In clinical work, the only gold standard for the diagnosis of diabetic nephropathy is still renal biopsy. However, it cannot be done in some individuals. As an invasive tool, renal biopsy can only be performed in those who do not have contraindications. On the other hand, renal biopsy is relatively expensive. As a result, it is still diagnosed based on its clinical presentation in most clinical work. According to relevant guidelines, screening and staging of early diabetic kidney disease is based on levels of albuminuria and eGFR (Levey et al., 2011). Especially, the albuminuria is the important diagnostic or prognostic biomarker of DKD currently used in clinical practice. However, there is still a significant proportion of patients with DKD who are negative for proteinuria (non-albuminuria phenotype), which makes it difficult to diagnose DKD early (Penno et al., 2011). Several biomarkers associated with tubular injury have been identified as potent predictors of renal outcome. It has been reported that circulating tumor necrosis factor receptors (TNFR) 1 and 2 was strongly associated with the prognosis of diabetic patients (Hwang et al., 2017). A growing body of literature supports that inflammatory processes and renal tubular damage play a significant role in the early course of DKD (Gilbert and Cooper, 1999; Thomas et al., 2005; Magri and Fava, 2009). Therefore, in this study we focus on markers of tubular injury and early detect renal injury.

As low molecular weight proteins, α1-microglobulin (α1-MG) and β2-microglobulin (β2-MG) has properties that are readily filtered by glomeruli and reabsorbed and catabolized by proximal tubular cells and as a marker of tubular function injury has also been studied in other types of diseases (Yu et al., 1983). In one study, α1-MG and β2-MG were found to be associated with eGFR independently of albuminuria, suggesting that they may play an important role in the development and progression of DKD (Jiang et al., 2018). In another American study, it was found that urinary B2-MG excretion was significantly correlated with the severity of tubulointerstitial damage in patients with DKD confirmed by renal biopsy, indicating that B2-MG also has a good predictive ability in the early stage of DKD (Mise et al., 2016a; Siddiqui et al., 2019). N-acetyl-beta-D-glucosaminidase (NAG) is a lysosomal enzyme, and in recent studies, NAG has shown a strong association with the early course of DKD. Previous studies have reported that in early-stage patients with DKD, compared with the appearance of albuminuria, it is more likely to be manifested by increased excretion of urinary NAG, so this biomarker may well predict the early occurrence of DKD before protein leakage (Nauta et al., 2011; Fu et al., 2012). Retinol-binding Protein (RBP), discovered by Berggard in 1961 in immunoelectrophoresis, can be filtered through the glomeruli, most of which is reabsorbed by proximal renal tubular epithelial cells, and only a small amount is excreted from the urine. Urinary retinol-binding protein is an indicator of early renal tubular injury in patients with multiple myeloma (Rezk et al., 2021). Meanwhile, URBP excretion was found to be increased in diabetic patients compared with healthy subjects and correlated with 24-hour urinary protein and serum creatinine. (Zahra et al., 2014). In addition, urinary RBP excretion was higher in patients with diabetic macrovascular and/or microvascular complications compared with patients without diabetic macrovascular or microvascular complications (Hong et al., 2000a; Hong et al., 2000b). This confirms that URBP has an important role in predicting renal complications in diabetic patients. URBP is also a predictor of dialysis risk, doubling of serum creatinine or death in DKD patients, suggesting that URBP can be used as a prognostic indicator for DKD patients (Titan et al., 2012).

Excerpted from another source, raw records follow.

static int reset_state(selenite_rx_instance *S)
{
    const selenite_rx_config &g = S->cfg;
    const size_t C = g.channels;
    if (g.nd_taps > 1) HIPCHK(S, hipMemsetAsync(S->d_dec_state, 0, C * 2 * (g.nd_taps - 1) * sizeof(float), S->stream));
    if (g.nh_taps > 1) HIPCHK(S, hipMemsetAsync(S->d_fir_state, 0, C * 2 * (g.nh_taps - 1) * sizeof(float), S->stream));
    if (g.n_biquad) HIPCHK(S, hipMemsetAsync(S->d_biq_state, 0, C * 4 * g.n_biquad * sizeof(float), S->stream));
    HIPCHK(S, hipMemsetAsync(S->d_phase, 0, C * sizeof(uint32_t), S->stream));
    HIPCHK(S, hipMemsetAsync(S->d_flags, 0, kFlagWords * sizeof(uint32_t), S->stream));
    HIPCHK(S, hipMemsetAsync(S->d_guard_ch, 0, 3 * C * sizeof(uint32_t), S->stream));
    if (S->d_rerun_flag) HIPCHK(S, hipMemsetAsync(S->d_rerun_flag, 0, C * sizeof(uint32_t), S->stream));
    if (S->d_rerun_list) HIPCHK(S, hipMemsetAsync(S->d_rerun_list, 0, 2 * sizeof(uint32_t), S->stream));
    S->rerun_par = 0;
    std::vector<float> gi(C, g.agc_gain_init);
    HIPCHK(S, hipMemcpyAsync(S->d_gain, gi.data(), C * sizeof(float), hipMemcpyHostToDevice, S->stream));
    HIPCHK(S, hipStreamSynchronize(S->stream));
    S->phase_uniform = true;
    S->phase_host = 0;
    if (int rc = nr_init_state(S)) return rc;
    if (int rc = out_init_state(S)) return rc;
    return spec_init_state(S);
}

static int check_device_flags(selenite_rx_instance *S)
{
    uint32_t f = 0;
// ... 51 lines not shown
            return fail(nullptr, SELENITE_RX_ARGUMENT_ERROR, "selenite_rx_init: q15_rounding is 0 or 1");
    } else {
        return fail(nullptr, SELENITE_RX_ARGUMENT_ERROR, "selenite_rx_init: struct_size matches neither this header's selenite_rx_config nor version 1's");
    }
    own.struct_size = (uint32_t)sizeof(selenite_rx_config);
    const selenite_rx_config *cfg = &own;
    if (cfg->channels == 0 || cfg->block == 0 || cfg->decim == 0)
        return fail(nullptr, SELENITE_RX_ARGUMENT_ERROR, "selenite_rx_init: channels, block, decim must be non-zero");
    if (!mode_valid(cfg->mode, cfg->nh_taps))
        return fail(nullptr, SELENITE_RX_ARGUMENT_ERROR, "selenite_rx_init: unsupported mode (FM needs the FIR pair's delay lines: nh_taps >= 2)");
    if (cfg->arith != SELENITE_ARITH_CMSIS && cfg->arith != SELENITE_ARITH_FMA && cfg->arith != SELENITE_ARITH_SPLIT16 &&
        cfg->arith != SELENITE_ARITH_AUTO)
        return fail(nullptr, SELENITE_RX_ARGUMENT_ERROR, "selenite_rx_init: bad arith");
    if (cfg->nd_taps == 0 && cfg->decim != 1)
        return fail(nullptr, SELENITE_RX_ARGUMENT_ERROR, "selenite_rx_init: decim > 1 needs a decimator (nd_taps)");
    if (cfg->nd_taps && !cfg->dec_coeffs)
        return fail(nullptr, SELENITE_RX_ARGUMENT_ERROR, "selenite_rx_init: dec_coeffs is NULL");
    if (cfg->nh_taps && (!cfg->hilb_coeffs || !cfg->delay_coeffs))
        return fail(nullptr, SELENITE_RX_ARGUMENT_ERROR, "selenite_rx_init: hilb_coeffs / delay_coeffs is NULL");
    if (cfg->n_biquad && !cfg->biquad_coeffs)
        return fail(nullptr, SELENITE_RX_ARGUMENT_ERROR, "selenite_rx_init: biquad_coeffs is NULL");
    if (cfg->nd_taps > 65535 || cfg->nh_taps > 65535 || cfg->decim > 255)
        return fail(nullptr, SELENITE_RX_ARGUMENT_ERROR, "selenite_rx_init: taps > 65535 or decim > 255");
    if (cfg->block % cfg->decim != 0)
        return fail(nullptr, SELENITE_RX_LENGTH_ERROR, "selenite_rx_init: block is not a multiple of decim");

    int ndev = 0;
    if (hipGetDeviceCount(&ndev) != hipSuccess || ndev <= 0)
        return fail(nullptr, SELENITE_RX_DEVICE_ERROR,
                    "selenite_rx_init: no HIP device (this library has no CPU fallback)");

    selenite_rx_instance *S = new selenite_rx_instance();
    S->cfg = *cfg;
    const size_t C = cfg->channels;
    if (cfg->nd_taps) S->h_dec.assign(cfg->dec_coeffs, cfg->dec_coeffs + cfg->nd_taps);
    if (cfg->nh_taps) {
        S->h_hilb.assign(cfg->hilb_coeffs, cfg->hilb_coeffs + cfg->nh_taps);
        S->h_delay.assign(cfg->delay_coeffs, cfg->delay_coeffs + cfg->nh_taps);
    }
    if (cfg->n_biquad) S->h_biq.assign(cfg->biquad_coeffs, cfg->biquad_coeffs + 5 * cfg->n_biquad);
    S->h_step.resize(C);
    for (size_t c = 0; c < C; ++c) S->h_step[c] = cfg->nco_step ? cfg->nco_step[c] : cfg->nco_step_all;
    S->cfg.dec_coeffs = S->h_dec.data(); S->cfg.hilb_coeffs = S->h_hilb.data();
    S->cfg.delay_coeffs = S->h_delay.data(); S->cfg.biquad_coeffs = S->h_biq.data();
    S->cfg.nco_step = S->h_step.data();
    S->steps_uniform = true;
    for (size_t c = 1; c < C; ++c) S->steps_uniform = S->steps_uniform && S->h_step[c] == S->h_step[0];
    S->steps_grid256 = true;
    for (size_t c = 0; c < C; ++c) S->steps_grid256 = S->steps_grid256 && (S->h_step[c] & 0x00FFFFFFu) == 0;
    S->force_generic = plan_option(SELENITE_RX_OPT_FORCE_GENERIC) ? 1 : 0;
    S->no_shared_lo = plan_option(SELENITE_RX_OPT_NO_SHARED_LO) ? 1 : 0;
    S->no_periodic_lo = plan_option(SELENITE_RX_OPT_NO_PERIODIC_LO) ? 1 : 0;

#define INITCHK(call)                                                                        \
    do {                                                                                     \
        hipError_t e_ = (call);                                                              \
        if (e_ != hipSuccess) {                                                              \
            int rc_ = fail(nullptr, SELENITE_RX_DEVICE_ERROR,                                \
                           std::string("selenite_rx_init: " #call ": ") + hipGetErrorString(e_)); \
            free_device(S);                                                                  \
            delete S;                                                                        \
            return rc_;                                                                      \
        }                                                                                    \
    } while (0)

    INITCHK(hipGetDevice(&S->device));
    INITCHK(hipStreamCreateWithFlags(&S->own_stream, hipStreamNonBlocking));
    S->stream = S->own_stream;
    INITCHK(dev_upload(&S->d_dec_c, S->h_dec.data(), S->h_dec.size()));
    INITCHK(dev_upload(&S->d_hilb_c, S->h_hilb.data(), S->h_hilb.size()));
    INITCHK(dev_upload(&S->d_delay_c, S->h_delay.data(), S->h_delay.size()));
    INITCHK(dev_upload(&S->d_biq_c, S->h_biq.data(), S->h_biq.size()));
    INITCHK(dev_upload(&S->d_sintab, host_sin_table(), (size_t)513));
    INITCHK(dev_upload(&S->d_step, S->h_step.data(), C));
    INITCHK(dev_alloc(&S->d_phase, C));
    INITCHK(dev_alloc(&S->d_dec_state, cfg->nd_taps > 1 ? C * 2 * (cfg->nd_taps - 1) : 0));
    INITCHK(dev_alloc(&S->d_fir_state, cfg->nh_taps > 1 ? C * 2 * (cfg->nh_taps - 1) : 0));
    INITCHK(dev_alloc(&S->d_biq_state, C * 4 * cfg->n_biquad));
    INITCHK(dev_alloc(&S->d_gain, C));
    INITCHK(dev_alloc(&S->d_flags, (size_t)kFlagWords));
    INITCHK(dev_alloc(&S->d_guard_ch, 3 * C));
    INITCHK(dev_alloc(&S->d_rerun_flag, cfg->arith == SELENITE_ARITH_AUTO ? C : 0));
    INITCHK(dev_alloc(&S->d_rerun_list, cfg->arith == SELENITE_ARITH_AUTO ? C + 2 : 0));
    if (cfg->arith == SELENITE_ARITH_AUTO) {
        INITCHK(hipHostMalloc(reinterpret_cast<void **>(&S->h_rerun_seen), sizeof(uint32_t), hipHostMallocMapped));
        *S->h_rerun_seen = 0u;
    }
    if (cfg->arith == SELENITE_ARITH_AUTO && cfg->nd_taps >= 2 && cfg->nh_taps >= 2 &&
        split16_template_nd((int)cfg->nd_taps, (int)cfg->decim, (int)cfg->nh_taps) > 0 && !diag_env("SELENITE_RX_NO_HIST_EXT")) {
        S->ext_len = cfg->decim * ((cfg->nh_taps - 1u + 3u) & ~3u);
    }
#undef INITCHK
    classify_coeffs(S);
    if (plan_fused(S->cfg, S->delay_is_impulse, S->delay_index, S->hilb_odd_only, S->plan) != hipSuccess) {
        int rc_ = fail(nullptr, SELENITE_RX_DEVICE_ERROR, "selenite_rx_init: building fused-kernel tables failed");
        free_device(S);
        delete S;
        return rc_;
    }
    int rc = reset_state(S);
    if (rc != SELENITE_RX_SUCCESS) { free_device(S); delete S; return rc; }
    *out = S;
    return SELENITE_RX_SUCCESS;
}

extern "C" void selenite_rx_free(selenite_rx_instance *S)
{
    if (!S) return;
    (void)hipSetDevice(S->device);
    if (S->stream) (void)hipStreamSynchronize(S->stream);
    free_device(S);
    delete S;
}

extern "C" int selenite_rx_set_mode(selenite_rx_instance *S, uint8_t mode)
{
    if (!S) return fail(nullptr, SELENITE_RX_ARGUMENT_ERROR, "selenite_rx_set_mode: S is NULL");
    if (!mode_valid(mode, S->cfg.nh_taps)) {
        g_last_error = "selenite_rx_set_mode: unsupported mode";
        return SELENITE_RX_ARGUMENT_ERROR;
    }
    S->cfg.mode = mode;
    HIPCHK(S, plan_fused(S->cfg, S->delay_is_impulse, S->delay_index, S->hilb_odd_only, S->plan));
    return SELENITE_RX_SUCCESS;
}

extern "C" int selenite_rx_status(const selenite_rx_instance *S) { return S ? S->status : SELENITE_RX_ARGUMENT_ERROR; }
extern "C" const char *selenite_rx_error_string(const selenite_rx_instance *S)
{
    return S ? S->err.c_str() : g_last_error.c_str();
}
extern "C" const char *selenite_rx_kernel_name(const selenite_rx_instance *S)
{
    if (!S) return "";
    if (S->force_generic) return "generic";
    if (S->plan.kind != 0) return S->plan.name;
    if (cw_fused_ok(S->cfg, S->cfg.block)) {
        static thread_local std::string name;
        name = "k_cw_fused<" + std::to_string(S->cfg.n_biquad) + "," + std::to_string(S->cfg.block) + ">";
        return name.c_str();
    }
    return "generic";
}

static bool periodic_lo(const selenite_rx_instance *S)
{
    const selenite_rx_config &g = S->cfg;
    if (!(g.nco_enable && S->steps_uniform && (S->h_step[0] & 0x00FFFFFFu) == 0 && !S->no_periodic_lo)) return false;
    if ((g.arith == SELENITE_ARITH_SPLIT16 || g.arith == SELENITE_ARITH_AUTO) && S->plan.d_btab16 && g.nd_taps)
        return 256u % (g.block / g.decim) == 0 && ssb_split16_periodic_lo(split16_template_nd((int)g.nd_taps, (int)g.decim, (int)g.nh_taps), (int)g.decim, (int)g.nh_taps);
    if (g.arith == SELENITE_ARITH_AUTO) return false;
    return g.arith != SELENITE_ARITH_CMSIS && S->plan.use_mfma && g.nd_taps && g.decim == 4;
}

static bool periodic_lo_per_channel(const selenite_rx_instance *S)
{
    const selenite_rx_config &g = S->cfg;
    if (!(g.nco_enable && S->steps_grid256 && !S->no_periodic_lo && S->plan.kind != 0)) return false;
    if (256u % (g.block / g.decim) != 0) return false;
    const bool split = (g.arith == SELENITE_ARITH_SPLIT16 || g.arith == SELENITE_ARITH_AUTO) && S->plan.d_btab16;
    if (split && g.nd_taps) return ssb_split16_periodic_lo(split16_template_nd((int)g.nd_taps, (int)g.decim, (int)g.nh_taps), (int)g.decim, (int)g.nh_taps);
    if (split) return false;
    const bool exact = g.arith == SELENITE_ARITH_CMSIS || g.arith == SELENITE_ARITH_AUTO;
    return exact || !(S->plan.use_mfma && g.decim == 4);
}

// ... 9 lines not shown
    }
    return periodic_lo(S) ? "shared LO, period 256 samples, held in registers" : "shared LO table per call";
}

extern "C" int selenite_rx_set_stream(selenite_rx_instance *S, void *hip_stream)
{
    if (!S) return SELENITE_RX_ARGUMENT_ERROR;
    hipStream_t next = hip_stream ? (hipStream_t)hip_stream : S->own_stream;
    if (next != S->stream) {
        HIPCHK(S, hipSetDevice(S->device));
        HIPCHK(S, hipStreamSynchronize(S->stream));
        S->stream = next;
    }
    return SELENITE_RX_SUCCESS;
}

extern "C" int selenite_rx_sync(selenite_rx_instance *S)
{
    if (!S) return SELENITE_RX_ARGUMENT_ERROR;
    HIPCHK(S, hipStreamSynchronize(S->stream));
    return check_device_flags(S);
}

extern "C" int selenite_rx_set_guard_ratio(selenite_rx_instance *S, float ratio)
{
    if (!S || !(ratio >= 0.0f)) return SELENITE_RX_ARGUMENT_ERROR;
    S->guard_ratio = ratio;
    return SELENITE_RX_SUCCESS;
}

extern "C" int selenite_rx_guard_stats(selenite_rx_instance *S, uint64_t *guard_blocks, uint64_t *guard_channel_calls,
                                       uint64_t *rerun_channel_calls)
{
    if (!S) return SELENITE_RX_ARGUMENT_ERROR;
    HIPCHK(S, hipSetDevice(S->device));
    HIPCHK(S, hipStreamSynchronize(S->stream));
    const size_t C = S->cfg.channels;
    std::vector<uint32_t> w(2 * C);
    HIPCHK(S, hipMemcpy(w.data(), S->d_guard_ch, 2 * C * sizeof(uint32_t), hipMemcpyDeviceToHost));
    uint64_t blocks = 0, calls = 0;
    for (size_t c = 0; c < C; ++c) { blocks += w[c]; calls += w[C + c]; }
    if (guard_blocks) *guard_blocks = blocks;
    if (guard_channel_calls) *guard_channel_calls = calls;
    if (rerun_channel_calls) *rerun_channel_calls = S->cfg.arith == SELENITE_ARITH_AUTO ? calls : 0;
    return SELENITE_RX_SUCCESS;
}

extern "C" int selenite_rx_guard_channels(selenite_rx_instance *S, uint32_t *per_channel)
{
    if (!S || !per_channel) return SELENITE_RX_ARGUMENT_ERROR;
    HIPCHK(S, hipSetDevice(S->device));
    HIPCHK(S, hipStreamSynchronize(S->stream));
    HIPCHK(S, hipMemcpy(per_channel, S->d_guard_ch, (size_t)S->cfg.channels * sizeof(uint32_t), hipMemcpyDeviceToHost));
    return SELENITE_RX_SUCCESS;
}

extern "C" int selenite_rx_auto_words(selenite_rx_instance *S, uint32_t *per_channel)
{
    if (!S || !per_channel) return SELENITE_RX_ARGUMENT_ERROR;
    HIPCHK(S, hipSetDevice(S->device));
    HIPCHK(S, hipStreamSynchronize(S->stream));
    if (!S->d_rerun_flag) { std::memset(per_channel, 0, (size_t)S->cfg.channels * sizeof(uint32_t)); return SELENITE_RX_SUCCESS; }
    HIPCHK(S, hipMemcpy(per_channel, S->d_rerun_flag, (size_t)S->cfg.channels * sizeof(uint32_t), hipMemcpyDeviceToHost));
    return SELENITE_RX_SUCCESS;
}

extern "C" int selenite_rx_guard_clear(selenite_rx_instance *S)
{
    if (!S) return SELENITE_RX_ARGUMENT_ERROR;
    HIPCHK(S, hipSetDevice(S->device));
    HIPCHK(S, hipMemsetAsync(S->d_guard_ch, 0, 3 * (size_t)S->cfg.channels * sizeof(uint32_t), S->stream));
    return SELENITE_RX_SUCCESS;
}

extern "C" int selenite_rx_set_auto_launches(selenite_rx_instance *S, int launches)
{
    if (!S || !(launches == 1 || launches == 3)) return SELENITE_RX_ARGUMENT_ERROR;
    S->auto_launches = launches;
    return SELENITE_RX_SUCCESS;
}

Therefore, the aim of this study was to evaluate the role of tubular injury markers including α1-MG, β2-MG, NAG and URBP in the development from diabetes to diabetic kidney disease. By assessing individual risk factors, physicians and patients can take more timely measures on lifestyle management such as low-salt and low-fat diabetic diet and medical intervention.

Materials and Methods

Patients and ethics approval

In this retrospective analysis, we screened all diabetic patients who were hospitalized at the First Affiliated Hospital of Zhengzhou University from February 2018 to April 2023. Criteria for inclusion were as follows: 1) complete four markers of tubular injury, 2) age 18–80 years, 3) diagnosed as T2DM.The exclusion criteria were severe liver disease, malignancy, autoimmune disease such as systemic lupus erythematosus and schizophrenia. According to the level of UACR, they were divided into DM group (UACR≤30 mg/g and eGFR≥90 mL/min/1.73 m2, n = 63) and DKD group (UACR>30 mg/g or eGFR<60 mL/min/1.73 m2, n = 119). A total of 182 patients including 63 DM and 119 DKD were enrolled in this study.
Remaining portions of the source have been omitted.